(Stored items from a collection)
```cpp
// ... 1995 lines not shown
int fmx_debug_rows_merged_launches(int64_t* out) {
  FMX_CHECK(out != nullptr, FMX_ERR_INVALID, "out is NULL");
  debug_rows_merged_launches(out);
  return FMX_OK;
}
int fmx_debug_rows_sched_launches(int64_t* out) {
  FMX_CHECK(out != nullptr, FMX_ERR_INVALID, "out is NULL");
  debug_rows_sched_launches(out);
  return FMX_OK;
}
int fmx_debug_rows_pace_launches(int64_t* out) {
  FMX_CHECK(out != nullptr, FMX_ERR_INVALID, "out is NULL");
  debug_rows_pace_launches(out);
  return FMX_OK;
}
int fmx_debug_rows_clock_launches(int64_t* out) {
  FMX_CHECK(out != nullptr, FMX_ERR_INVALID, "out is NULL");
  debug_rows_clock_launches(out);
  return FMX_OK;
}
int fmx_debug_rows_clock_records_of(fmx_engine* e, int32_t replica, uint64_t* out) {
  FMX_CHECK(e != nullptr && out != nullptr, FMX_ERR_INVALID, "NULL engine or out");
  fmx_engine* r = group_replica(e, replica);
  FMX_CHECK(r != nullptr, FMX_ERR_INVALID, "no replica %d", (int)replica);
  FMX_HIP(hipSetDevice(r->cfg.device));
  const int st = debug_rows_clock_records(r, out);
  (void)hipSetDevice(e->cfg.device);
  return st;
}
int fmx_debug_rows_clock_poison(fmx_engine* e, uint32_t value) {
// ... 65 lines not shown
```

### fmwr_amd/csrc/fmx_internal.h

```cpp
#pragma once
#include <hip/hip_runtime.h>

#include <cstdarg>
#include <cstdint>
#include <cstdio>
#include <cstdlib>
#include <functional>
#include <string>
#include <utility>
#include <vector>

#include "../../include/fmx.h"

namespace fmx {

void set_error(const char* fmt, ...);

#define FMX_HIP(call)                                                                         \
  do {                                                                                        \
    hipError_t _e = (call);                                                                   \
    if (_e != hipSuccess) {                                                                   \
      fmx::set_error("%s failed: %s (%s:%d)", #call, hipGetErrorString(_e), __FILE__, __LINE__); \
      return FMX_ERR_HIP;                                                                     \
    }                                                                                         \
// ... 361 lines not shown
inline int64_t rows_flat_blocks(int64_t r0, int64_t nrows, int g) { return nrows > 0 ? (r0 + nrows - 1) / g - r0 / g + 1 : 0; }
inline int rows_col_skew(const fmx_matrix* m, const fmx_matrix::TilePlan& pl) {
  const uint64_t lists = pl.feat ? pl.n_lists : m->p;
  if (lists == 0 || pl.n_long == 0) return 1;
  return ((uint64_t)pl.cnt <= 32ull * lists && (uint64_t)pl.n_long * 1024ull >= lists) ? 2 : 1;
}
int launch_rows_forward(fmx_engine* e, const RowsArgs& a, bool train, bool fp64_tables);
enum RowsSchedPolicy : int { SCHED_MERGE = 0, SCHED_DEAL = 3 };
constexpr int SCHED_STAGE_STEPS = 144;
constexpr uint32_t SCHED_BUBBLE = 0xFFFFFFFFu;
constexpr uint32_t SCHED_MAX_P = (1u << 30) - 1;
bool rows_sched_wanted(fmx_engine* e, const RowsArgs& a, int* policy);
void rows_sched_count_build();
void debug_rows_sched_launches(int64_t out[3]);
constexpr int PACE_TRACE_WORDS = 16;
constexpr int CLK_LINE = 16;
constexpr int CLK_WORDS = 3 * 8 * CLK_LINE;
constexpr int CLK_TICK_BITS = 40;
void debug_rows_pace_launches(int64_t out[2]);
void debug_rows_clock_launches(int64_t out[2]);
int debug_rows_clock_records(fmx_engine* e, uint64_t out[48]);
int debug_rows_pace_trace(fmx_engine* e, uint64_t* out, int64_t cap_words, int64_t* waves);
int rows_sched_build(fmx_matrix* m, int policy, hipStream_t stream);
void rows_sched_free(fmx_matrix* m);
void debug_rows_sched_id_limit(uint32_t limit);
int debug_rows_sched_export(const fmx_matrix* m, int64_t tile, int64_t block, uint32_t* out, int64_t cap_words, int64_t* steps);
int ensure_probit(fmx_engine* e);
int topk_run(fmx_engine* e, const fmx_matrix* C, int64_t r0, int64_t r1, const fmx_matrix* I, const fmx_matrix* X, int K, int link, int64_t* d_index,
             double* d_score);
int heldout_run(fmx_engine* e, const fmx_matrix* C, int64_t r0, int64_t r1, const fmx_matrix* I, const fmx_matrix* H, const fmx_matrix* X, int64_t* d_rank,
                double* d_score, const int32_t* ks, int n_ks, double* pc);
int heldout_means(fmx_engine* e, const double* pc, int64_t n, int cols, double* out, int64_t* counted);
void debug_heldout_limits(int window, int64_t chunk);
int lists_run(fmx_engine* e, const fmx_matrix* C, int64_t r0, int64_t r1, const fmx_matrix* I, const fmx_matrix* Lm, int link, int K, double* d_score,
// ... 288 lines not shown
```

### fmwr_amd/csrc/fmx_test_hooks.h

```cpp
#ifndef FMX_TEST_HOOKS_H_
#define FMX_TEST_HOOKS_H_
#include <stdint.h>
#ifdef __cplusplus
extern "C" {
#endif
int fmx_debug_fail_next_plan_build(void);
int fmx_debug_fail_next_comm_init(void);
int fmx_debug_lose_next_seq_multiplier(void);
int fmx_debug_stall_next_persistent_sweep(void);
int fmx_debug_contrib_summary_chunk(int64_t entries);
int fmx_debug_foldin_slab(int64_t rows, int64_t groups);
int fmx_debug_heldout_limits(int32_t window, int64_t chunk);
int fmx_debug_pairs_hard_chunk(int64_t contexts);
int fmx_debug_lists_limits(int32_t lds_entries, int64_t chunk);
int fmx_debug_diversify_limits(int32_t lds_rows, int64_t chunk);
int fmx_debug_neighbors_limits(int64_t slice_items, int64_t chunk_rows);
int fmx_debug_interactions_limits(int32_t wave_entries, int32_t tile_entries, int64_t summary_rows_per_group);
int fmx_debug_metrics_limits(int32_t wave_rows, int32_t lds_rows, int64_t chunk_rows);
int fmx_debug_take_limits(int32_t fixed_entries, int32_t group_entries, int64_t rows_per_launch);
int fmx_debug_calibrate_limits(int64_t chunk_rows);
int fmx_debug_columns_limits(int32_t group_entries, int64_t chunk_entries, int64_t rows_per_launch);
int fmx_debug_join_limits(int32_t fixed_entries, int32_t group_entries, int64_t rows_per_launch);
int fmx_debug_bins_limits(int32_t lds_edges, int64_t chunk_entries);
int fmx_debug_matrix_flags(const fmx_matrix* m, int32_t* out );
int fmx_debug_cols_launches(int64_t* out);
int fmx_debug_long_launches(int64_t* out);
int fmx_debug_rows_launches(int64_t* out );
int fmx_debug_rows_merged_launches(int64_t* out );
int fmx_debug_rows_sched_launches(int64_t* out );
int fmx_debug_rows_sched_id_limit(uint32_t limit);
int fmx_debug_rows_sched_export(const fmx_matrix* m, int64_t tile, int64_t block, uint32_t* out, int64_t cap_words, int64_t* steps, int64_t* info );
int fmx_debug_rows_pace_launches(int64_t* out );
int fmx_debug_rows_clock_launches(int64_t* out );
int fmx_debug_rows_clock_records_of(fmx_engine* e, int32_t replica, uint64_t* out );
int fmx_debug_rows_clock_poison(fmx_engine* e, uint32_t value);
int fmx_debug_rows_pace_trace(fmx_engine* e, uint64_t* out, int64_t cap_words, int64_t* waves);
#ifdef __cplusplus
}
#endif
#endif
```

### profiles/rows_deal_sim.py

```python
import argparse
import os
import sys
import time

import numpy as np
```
* * *
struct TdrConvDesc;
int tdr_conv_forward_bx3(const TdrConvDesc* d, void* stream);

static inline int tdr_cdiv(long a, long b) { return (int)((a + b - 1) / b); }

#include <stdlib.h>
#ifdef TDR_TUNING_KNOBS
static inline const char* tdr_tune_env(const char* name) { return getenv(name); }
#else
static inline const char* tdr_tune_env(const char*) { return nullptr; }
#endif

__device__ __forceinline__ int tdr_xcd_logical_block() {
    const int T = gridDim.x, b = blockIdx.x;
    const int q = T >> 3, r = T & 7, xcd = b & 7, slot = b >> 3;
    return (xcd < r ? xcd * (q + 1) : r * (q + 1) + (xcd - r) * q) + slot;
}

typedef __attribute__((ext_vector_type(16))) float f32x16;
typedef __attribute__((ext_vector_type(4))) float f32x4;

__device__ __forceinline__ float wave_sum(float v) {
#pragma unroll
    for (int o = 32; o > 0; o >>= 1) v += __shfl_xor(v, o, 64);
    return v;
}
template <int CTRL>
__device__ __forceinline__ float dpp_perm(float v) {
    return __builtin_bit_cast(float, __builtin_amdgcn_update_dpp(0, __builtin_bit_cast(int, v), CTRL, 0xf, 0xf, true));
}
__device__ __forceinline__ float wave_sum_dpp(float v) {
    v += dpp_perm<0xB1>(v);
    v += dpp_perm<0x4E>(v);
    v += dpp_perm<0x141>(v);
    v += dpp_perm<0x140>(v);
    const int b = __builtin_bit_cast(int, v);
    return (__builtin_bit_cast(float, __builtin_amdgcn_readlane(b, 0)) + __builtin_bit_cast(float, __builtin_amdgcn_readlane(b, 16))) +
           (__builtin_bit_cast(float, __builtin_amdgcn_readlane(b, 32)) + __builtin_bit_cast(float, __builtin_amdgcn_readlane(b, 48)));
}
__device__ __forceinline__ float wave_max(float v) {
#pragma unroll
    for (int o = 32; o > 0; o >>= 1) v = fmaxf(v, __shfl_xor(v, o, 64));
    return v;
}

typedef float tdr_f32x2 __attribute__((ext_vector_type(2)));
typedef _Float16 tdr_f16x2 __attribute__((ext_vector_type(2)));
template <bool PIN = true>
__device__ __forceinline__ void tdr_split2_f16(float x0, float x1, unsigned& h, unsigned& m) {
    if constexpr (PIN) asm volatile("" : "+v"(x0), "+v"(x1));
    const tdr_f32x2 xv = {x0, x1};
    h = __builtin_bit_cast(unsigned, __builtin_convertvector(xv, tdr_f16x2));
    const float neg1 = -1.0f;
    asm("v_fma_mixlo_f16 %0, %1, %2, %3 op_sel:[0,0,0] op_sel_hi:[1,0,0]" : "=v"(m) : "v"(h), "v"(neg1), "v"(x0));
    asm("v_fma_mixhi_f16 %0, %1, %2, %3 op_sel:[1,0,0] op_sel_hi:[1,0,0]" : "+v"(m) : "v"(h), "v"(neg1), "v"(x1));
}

INSTRUCTIONS FOR THE TASK → Count the lines in the records above that contain "unsigned", please, and give the number without any other words.

WRITTEN SOLUTION → 2